In [None]:
from matplotlib import rcParams
import pandas as pd
import numpy as np
import seaborn as sns
import matplotlib.pyplot as plt

In [None]:
# Deletes the first 5 rows from .txt file because they contain useless information.
# Then save it to a new file.

file = open('games_original.txt', "r")
lines = file.readlines()
file.close()

for i in range(5):
    del lines[0]

new_file = open("games.txt", "w+")

for line in lines:
    new_file.write(line)
new_file.close()

In [None]:
# DO NOT WORRY THIS STEP TAKES A LOT OF TIME BECAUSE OF THE FILE SIZE(2.5GB).
# Reading in the data and converting it to a Pandas dataframe.

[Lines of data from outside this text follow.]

template <int H, int D, int O, int KIND, int ROUNDS, int RW, int KREG, bool REC, int ARITH>
__device__ __forceinline__ void sample_rollout_body(const FastSampleArgs& sa, const FastRolloutArgs& ra, const MergeSingleArgs& am,
                                                    const PackPrev& ap) {
    constexpr bool PM = KREG > 0;
    constexpr bool QS = sr_quad(D, RW);
    constexpr bool T4 = QS && O <= 20 && sr_threads(D, RW) >= 256 * RW && ARITH == 0;
    using T16 = typename TileSel<H, D, O, KIND, ARITH>::type;
    using Tile = typename std::conditional<T4, Tile4<H, D, (O <= 20 ? O : 17), KIND>, T16>::type;
    constexpr int RWV = T4 ? 4 * RW : RW;
    constexpr int HD = H * D;
    constexpr int TPB = 16 * RW;
    constexpr int ROWS = TPB * D;
    constexpr int NT = sr_threads(D, RW);
    constexpr int NTT = NT + (PM ? 64 : 0);
    static_assert(NTT <= 1024 && HD % 2 == 0, "workgroup shape");
    constexpr int VW = HD % 4 == 0 ? 4 : 2;
    using Vec = typename VecOf<VW>::type;
    __shared__ __attribute__((aligned(16))) float ms[2 * HD];
    __shared__ __attribute__((aligned(16))) float tilebuf[T16::SLACK + TPB * HD + T16::TAIL];
    __shared__ unsigned long long wg_keys[2][RW][32];
    __shared__ float obs_stage[32];
    constexpr int WROWS = H / 2 + 1;
    __shared__ __attribute__((aligned(16))) float Wl[QS ? NT / 64 : 1][QS ? WROWS * WQ_STRIDE : 4];
    __shared__ unsigned long long sel[PM ? 64 : 1];
    __shared__ unsigned long long cand[PM ? 64 : 1];
    __shared__ int slot[PM ? 64 : 1];
    float* tile_rows = tilebuf + T16::SLACK;
    const int tid = threadIdx.x;
    const int lane = tid & 63;
    const int wave = tid >> 6;
    const int n_rows = ra.n_rows;
    const bool has_pack = PM && REC && ap.part_k != nullptr;
    if constexpr (PM && REC) {
        if (has_pack && blockIdx.x == 0) {
            MergeSingleArgs pk{};
            pk.n_lists = ap.n_lists;
            pk.n_pool = ap.n_pool;
            pk.n_global = ap.n_global;
            pk.K = ap.K;
            pk.h = H;
            pk.d = D;
            pk.part_k = ap.part_k;
            pk.actions = ap.actions;
            pk.n_keep = ap.n_keep;
            pk.elites_cost_cur = ap.keep_costs;
            pk.keep_base = ap.n_loc;
            __builtin_amdgcn_s_setprio(3);
            if (ra.dbg && tid == 0) ra.dbg[0] = wall_clock64();
            if (tid < 64) {
                if constexpr (NTT <= 512)
                    merge_select<12>(pk, lane, cand, sel);
                else
                    merge_select_stream(pk, lane, cand, sel);
            }
            __syncthreads();
            if (ra.dbg && tid == 0) ra.dbg[1] = wall_clock64();
            pack_records_body<12>(pk, ap.n_loc, ap.shard_lo, ap.records, ap.px, tilebuf, sel, tid, NTT);
            if (ra.dbg && tid == 0) ra.dbg[2] = wall_clock64();
            return;
        }
    }
    const int wg = blockIdx.x - (has_pack ? 1 : 0);
    const int n_wg = ra.list_wgs > 0 ? ra.list_wgs : (int)gridDim.x - (has_pack ? 1 : 0);
    const int base = wg * TPB;
    if (base >= n_rows) return;
    if (ra.dbg && tid == 0 && wg == 0) ra.dbg[8] = wall_clock64();
    const int rowi = QS ? tid >> 2 : tid, q = tid & 3;
    const int nl = rowi / D, jd = rowi - nl * D;
    const bool has_row = rowi < ROWS;
    float* trow = tile_rows + nl * HD + jd;
    const float* mrow = ms + jd;
    Tile tile;
    float obs_reg = 0.f;
    constexpr int WPL = (WROWS * HMAX + 63) / 64;
    float wreg[QS ? WPL : 1];
    const bool pre_drawn = !PM && sa.raw_src != nullptr;
    if constexpr (QS) {
        if (tid < NT && !pre_drawn) {
#pragma unroll
            for (int i = 0; i < WPL; ++i) wreg[i] = sa.W[(i * 64 + lane) < WROWS * HMAX ? i * 64 + lane : 0];
        }
    }
    const int r_mine = base + nl;
    float lo_reg = 0.f, hi_reg = 0.f;
    if ((PM || pre_drawn) && tid < NT) {
        lo_reg = sa.low[jd];
        hi_reg = sa.high[jd];
    }
    constexpr int NVR = !PM ? (TPB * (HD / VW) + NTT - 1) / NTT : 1;
    constexpr int NVB = NVR < 4 ? NVR : 4;
    constexpr int NEL = !PM && QS ? (H - 1 + 3) / 4 : 1;
    typedef float RawV __attribute__((ext_vector_type(VW)));
    RawV rawv[NVB];
    float elv[NEL];
    if (!PM) {
        const int total4 = (n_rows - base < TPB ? n_rows - base : TPB) * (HD / VW);
        RawV* t4 = reinterpret_cast<RawV*>(tile_rows);
        float mreg[(HD + NTT - 1) / NTT], sreg[(HD + NTT - 1) / NTT];
#pragma unroll
        for (int i = 0; i < (HD + NTT - 1) / NTT; ++i) {
            const int e = tid + i * NTT;
            mreg[i] = sa.mean[e < HD ? e : 0];
            sreg[i] = sa.std[e < HD ? e : 0];
        }
        if (pre_drawn) {
            const RawV* g4 = reinterpret_cast<const RawV*>(sa.raw_src + (size_t)base * HD);
#pragma unroll
            for (int i = 0; i < NVB; ++i) {
                const int e = tid + i * NTT;
                rawv[i] = g4[e < total4 ? e : 0];
            }
            if constexpr (QS) {
                if (has_row && tid < NT && r_mine >= sa.n && r_mine < n_rows) {
                    const float* src = sa.elites_src + (size_t)(r_mine - sa.n) * HD + jd;
#pragma unroll
                    for (int i = 0; i < NEL; ++i) elv[i] = src[(q + 4 * i < H - 1 ? q + 4 * i + 1 : 1) * D];
                }
            }
        }
        obs_reg = ra.obs0[(tid < 32 && tid < ra.o) ? tid : 0];
        if (wave < RWV) tile.load(ra, lane);
#pragma unroll
        for (int i = 0; i < (HD + NTT - 1) / NTT; ++i) {
            const int e = tid + i * NTT;
            if (e < HD) {
                ms[e] = mreg[i];
                ms[HD + e] = sreg[i];
            }
        }
        if (pre_drawn) {
#pragma unroll
            for (int i = 0; i < NVB; ++i) {
                const int e = tid + i * NTT;
                if (e < total4) t4[e] = rawv[i];
            }
            if constexpr (NVR > NVB) {
                const RawV* g4 = reinterpret_cast<const RawV*>(sa.raw_src + (size_t)base * HD);
                for (int e0 = tid + NVB * NTT; e0 < total4; e0 += NVB * NTT) {
#pragma unroll
                    for (int i = 0; i < NVB; ++i) rawv[i] = g4[e0 + i * NTT < total4 ? e0 + i * NTT : 0];
#pragma unroll
                    for (int i = 0; i < NVB; ++i)
                        if (e0 + i * NTT < total4) t4[e0 + i * NTT] = rawv[i];
                }
            }
        }
        __syncthreads();
    }
    if (ra.dbg && tid == 0 && wg == 0) ra.dbg[9] = wall_clock64();
    if (pre_drawn) {
        if (has_row && tid < NT) {
            const float lo = lo_reg, hi = hi_reg;
            constexpr int QN = QS ? 4 : 1;
            const int q0 = QS ? q : 0;
            if (r_mine < sa.n) {
                for (int t = q0; t < H; t += QN) {
                    const float v = __builtin_fmaf(trow[t * D], mrow[HD + t * D], mrow[t * D]);
                    trow[t * D] = __builtin_amdgcn_fmed3f(v, lo, hi);
                }
            } else if (r_mine < n_rows) {
                const float* src = sa.elites_src + (size_t)(r_mine - sa.n) * HD + jd;
                if ((H - 1) % QN == q0) {
                    const float v = __builtin_fmaf(trow[(H - 1) * D], mrow[HD + (H - 1) * D], mrow[(H - 1) * D]);
                    trow[(H - 1) * D] = __builtin_amdgcn_fmed3f(v, lo, hi);
                }
                if constexpr (QS) {
#pragma unroll
                    for (int i = 0; i < NEL; ++i)
                        if (q + 4 * i < H - 1) trow[(q + 4 * i) * D] = elv[i];
                } else {
                    for (int t = q0; t < H - 1; t += QN) trow[t * D] = src[(t + 1) * D];
                }
            } else {
                for (int t = q0; t < H; t += QN) trow[t * D] = 0.f;
            }
        }
    } else
    if constexpr (QS) {
        if (tid < NT) {
            float* wl = Wl[wave];
            sample_into_tile_quad<H, D, ROUNDS, PM>(sa, has_row, n_rows, r_mine, jd, q, trow, mrow, wl, [&]() {
#pragma unroll
                for (int i = 0; i < WPL; ++i) {
                    const int e = i * 64 + lane;
                    if (e < WROWS * HMAX) wl[(e / HMAX) * WQ_STRIDE + (e % HMAX)] = wreg[i];
                }
                __builtin_amdgcn_fence(__ATOMIC_RELEASE, "wavefront");
                __builtin_amdgcn_wave_barrier();
                __builtin_amdgcn_fence(__ATOMIC_ACQUIRE, "wavefront");
            });
        }
    } else if (has_row) {
        sample_into_tile<H, D, ROUNDS, PM>(sa, n_rows, r_mine, jd, trow, mrow);
    }
    if constexpr (PM) {
        if (tid >= NT) {
            if constexpr (RW <= 4) __builtin_amdgcn_s_setprio(3);
            if constexpr (REC) {
                if (ra.dbg && lane == 0 && wg == 0) ra.dbg[3] = wall_clock64();
            }
            else if constexpr (RW >= 8)
                merge_select_stream(am, lane, cand, sel);
            else
                merge_select_shallow<3>(am, lane, cand, sel);
        }
    }
    if (PM) {
        obs_reg = ra.obs0[(tid < 32 && tid < ra.o) ? tid : 0];
        if (wave < RWV) tile.load(ra, lane);
    }
    const float* rd0 = nullptr;
    if constexpr (!T4) rd0 = tile.read_ptr(tilebuf + (wave < RW ? wave : 0) * 16 * HD, lane, HD);
    if constexpr (PM) {
        const MergeSingleArgs& m = am;
        if constexpr (REC) {
            merge_select_records_wg(am, tid >= NT, lane, tid, NTT, sel, slot, (ra.dbg && wg == 0) ? ra.dbg + 7 : nullptr);
            if (ra.dbg && tid == 0 && wg == 0) ra.dbg[4] = wall_clock64();
        } else {
            __syncthreads();
        }
        if (ra.dbg && tid == 0 && wg == 0) ra.dbg[5] = wall_clock64();
        if (!REC && ra.dbg && tid == 0 && wg == 0) ra.dbg[15] = wall_clock64();
        const float* rows[KREG > 0 ? KREG : 1];
        merge_rows<KREG, REC>(m, sel, slot, rows);
        for (int e = tid; e < HD; e += NTT) {
            float xs[KREG > 0 ? KREG : 1];
#pragma unroll
            for (int r = 0; r < KREG; ++r) xs[r] = rows[r][e];
            float nm, ns;
            refit_element_regs<float, KREG>(m.K, m.alpha, m.mean[e], m.std[e], xs, nm, ns);
            ms[e] = nm;
            ms[HD + e] = ns;
            if (wg == 0) {
                m.mean_out[e] = nm;
                m.std_out[e] = ns;
#pragma unroll
                for (int r = 0; r < KREG; ++r)
                    if (r < m.K) m.elites_next[(size_t)r * HD + e] = xs[r];
            }
        }
        if (wg == 0 && tid < m.K) m.elites_cost_next[tid] = key_cost(sel[tid]);
        __syncthreads();
        if (ra.dbg && tid == 0 && wg == 0) ra.dbg[6] = wall_clock64();
        if (!REC && ra.dbg && tid == 0 && wg == 0) ra.dbg[7] = wall_clock64();
        if (has_row && r_mine < sa.n) {
            const float lo = lo_reg, hi = hi_reg;
            for (int t = QS ? q : 0; t < H; t += QS ? 4 : 1) {
                const float v = __builtin_fmaf(trow[t * D], mrow[HD + t * D], mrow[t * D]);
                trow[t * D] = __builtin_amdgcn_fmed3f(v, lo, hi);
            }
        }
    }
    if (tid < 32) {
        float ov = obs_reg;
        asm volatile("" : "+v"(ov));
        obs_stage[tid] = tid < ra.o ? ov : 0.f;
    }
    if (ra.dbg && tid == 0 && wg == 0) ra.dbg[10] = wall_clock64();
    __syncthreads();
    if (sa.row0_mean && sa.first_index + base == 0) {
        for (int e = tid; e < HD; e += NTT) tile_rows[e] = ms[e];
        __syncthreads();
    }
    {
        const int total4 = (n_rows - base < TPB ? n_rows - base : TPB) * (HD / VW);
        const Vec* t4 = reinterpret_cast<const Vec*>(tile_rows);
        Vec* g4 = reinterpret_cast<Vec*>(sa.out + (size_t)base * HD);
        constexpr int CP0 = (NTT - 64 * RWV >= 128) ? 64 * RWV : 0;
        if (tid >= CP0)
            for (int e = tid - CP0; e < total4; e += NTT - CP0) g4[e] = t4[e];
    }
    if (ra.dbg && tid == 0 && wg == 0) ra.dbg[11] = wall_clock64();
    unsigned long long run_key = KEY_SENTINEL;
    if constexpr (T4) {
        if (wave < RWV) {
            tile.load_obs(obs_stage);
            const int rs = wave * 4 + (lane >> 4);
            const int row = base + rs;
            const float* rd = tile.read_ptr(tilebuf, rs, HD);
            const float* ar = tile.row_ptr(tilebuf, rs, HD);
            typename Tile::State st;
            tile.init(st);
#pragma unroll
            for (int t = 0; t < H; ++t) tile.step(st, rd + t * D, ar + t * D);
            const float cost = tile.cost(st);
            const bool live = row < n_rows;
            if ((lane & 15) == 0) {
                if (live) ra.costs[row] = cost;
                note_nonfinite(ra, cost, live);
                wg_keys[0][0][rs] = (live && row < ra.n_cand) ? make_key(cost, row)
                                    : TPB <= 16 ? KEY_SENTINEL : ((KEY_SENTINEL & 0xFFFFFFFF00000000ull) | (KEY_FILL_LO + (unsigned)rs));
            }
        }
        if (ra.dbg && tid == 0 && wg == 0) ra.dbg[13] = wall_clock64();
        if (ra.K > 0 && wg < n_wg) {
            __syncthreads();
            if (wave == 0 && TPB <= 16) {
                const unsigned long long key = wave_sort_first<16>(lane < TPB ? wg_keys[0][0][lane] : KEY_SENTINEL, lane);
                if (lane < ra.K) {
                    if (ra.part_k) {
                        ra.part_k[(size_t)lane * n_wg + wg] = key;
                    } else {
                        ra.part_c[(size_t)wg * ra.K + lane] = key_cost(key);
                        ra.part_i[(size_t)wg * ra.K + lane] = key_idx(key);
                    }
                }
            } else if (wave == 0) {
                constexpr int NK = TPB <= 16 ? 16 : 32, PARTS = 64 / NK, PER = NK / PARTS;
                static_assert(TPB <= 32 && PER % 2 == 0, "one wave counts for the slab");
                const unsigned long long* keys = &wg_keys[0][0][0];
                const int i = lane & (NK - 1), part = lane / NK;
                const unsigned long long mine = i < TPB ? keys[i] : KEY_SENTINEL;
                unsigned place = 0;
#pragma unroll
                for (int c = 0; c < PER; ++c) {
                    const int e = part * PER + c;
                    place += (e < TPB && keys[e < TPB ? e : 0] < mine) ? 1u : 0u;
                }
                if (NK == 16) place += (unsigned)__shfl_xor((int)place, 16, 64);
                place += (unsigned)__shfl_xor((int)place, 32, 64);
                if (part == 0 && i < TPB && place < (unsigned)ra.K) {
                    const bool filler = (mine >> 32) == (KEY_SENTINEL >> 32) && (unsigned)mine >= KEY_FILL_LO;
                    const unsigned long long key = filler ? KEY_SENTINEL : mine;
                    if (ra.part_k) {
                        ra.part_k[(size_t)place * n_wg + wg] = key;
                    } else {
                        ra.part_c[(size_t)wg * ra.K + place] = key_cost(key);
                        ra.part_i[(size_t)wg * ra.K + place] = key_idx(key);
                    }
                }
            }
        }
    } else {
        if (wave < RW) {
            tile.load_obs(obs_stage);
            run_key = rollout_slab<Tile, H, D, true>(tile, ra, rd0, base + wave * 16 + (lane & 15), n_rows, run_key, true, lane);
            if (ra.dbg && tid == 0 && wg == 0) ra.dbg[12] = wall_clock64();
        }
        if (ra.dbg && tid == 0 && wg == 0) ra.dbg[13] = wall_clock64();
        if (ra.K > 0 && wg < n_wg) wg_merge_emit<RW>(wg_keys, run_key, ra.K, lane, wave, ra, wg, n_wg);
    }
    if (ra.dbg && tid == 0 && wg == 0) ra.dbg[14] = wall_clock64();
}


template <int H, int D, int O, int KIND, int ROUNDS, int RW, int KREG, bool REC, int ARITH>
__global__ __launch_bounds__(sr_threads(D, RW) + (KREG > 0 ? 64 : 0)) void sample_rollout_kernel(FastIterArgs a) {
    sample_rollout_body<H, D, O, KIND, ROUNDS, RW, KREG, REC, ARITH>(a.s, a.r, a.m, a.p);
}

template <int H, int D, int O, int KIND, int ROUNDS, int RW, int KREG, int ARITH>
__global__ __launch_bounds__(sr_threads(D, RW) + (KREG > 0 ? 64 : 0)) void sample_rollout_batch_kernel(const FastIterArgs* __restrict__ args,
                                                                                                      BatchBases bases) {
    const FastIterArgs& a = args[blockIdx.y];
    FastSampleArgs s = from_device(a.s);
    const unsigned long long base = bases.v[blockIdx.y];
    add_base64(s.off_lo, s.off_hi, base);
    add_base64(s.off2_lo, s.off2_hi, base);
    const FastRolloutArgs r = from_device(a.r);
    const MergeSingleArgs m = from_device(a.m);
    sample_rollout_body<H, D, O, KIND, ROUNDS, RW, KREG, false, ARITH>(s, r, m, a.p);
}

}

constexpr int single_launch_max_rw(int h, int d) {
    int best = 0;
    for (int rw = 1; rw <= 8; rw *= 2)
        if (sr_threads(d, rw) + 64 <= 1024 && 16 * rw * h * d * 4 <= 120 * 1024) best = rw;
    return best;
}

static bool sample_rollout_shape(int h, int d, int O, int rounds, int n_rows, int n_tail, int* grid_out, int* rw_out,
                                 int* tail_out = nullptr) {
    const int max_rw = opt_i(OPT_FUSE_MAX_RW);
    int grid, rw, tail = 0;
    r16_shape(n_rows, &grid, &rw);
    const int mult = g_batch.mult;
    if (mult > 1) {
        int g_all, rw_all;
        r16_shape(n_rows * mult, &g_all, &rw_all);
        const int cap = opt_i(OPT_BATCH_MAX_RW);
        rw = std::min(std::max(rw, rw_all), std::min(cap > 0 ? cap : 8, single_launch_max_rw(h, d)));
        while (rw > 1 && rw > single_launch_max_rw(h, d)) rw /= 2;
        grid = (std::max(1, (n_rows + 15) / 16) + rw - 1) / rw;
        if (grid > FAST_MAX_LISTS) return false;
    } else
    if (n_tail > 0 && n_tail <= 64) {
        int g2, w2;
        r16_shape(n_rows - n_tail, &g2, &w2);
        if (w2 < rw && sr_threads(d, w2) + 64 <= 512 && g2 == FAST_MAX_LISTS && n_rows - n_tail == FAST_MAX_LISTS * 16 * w2) {
            rw = w2;
            tail = n_tail;
        }
    }
    if (rounds != 10 || rw > max_rw || n_rows <= 0 || !fast_rollout_supported(h, d, O, 1) || !fast_sample_supported(h, d))
        return false;
    if (rw > single_launch_max_rw(h, d)) return false;
    *grid_out = tail ? (n_rows + 16 * rw - 1) / (16 * rw) : std::min(grid, (n_rows + 16 * rw - 1) / (16 * rw));
    *rw_out = rw;
    if (tail_out) *tail_out = tail;
    return true;
}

raw_data = pd.read_csv('games.txt', delimiter=" ### ", header=None)

column_names = ["#", "date", "result", "welo", "belo", "len", "date_c", "resu_c", "welo_c", "belo_c", "edate_c", "setup", "fen", "resu2_c", "oyrange", "bad_len", "DELETE THIS"]
data = pd.DataFrame(raw_data[0].str.split(" ").to_list(), columns=column_names)

data.drop(['DELETE THIS'], axis=1, inplace=True)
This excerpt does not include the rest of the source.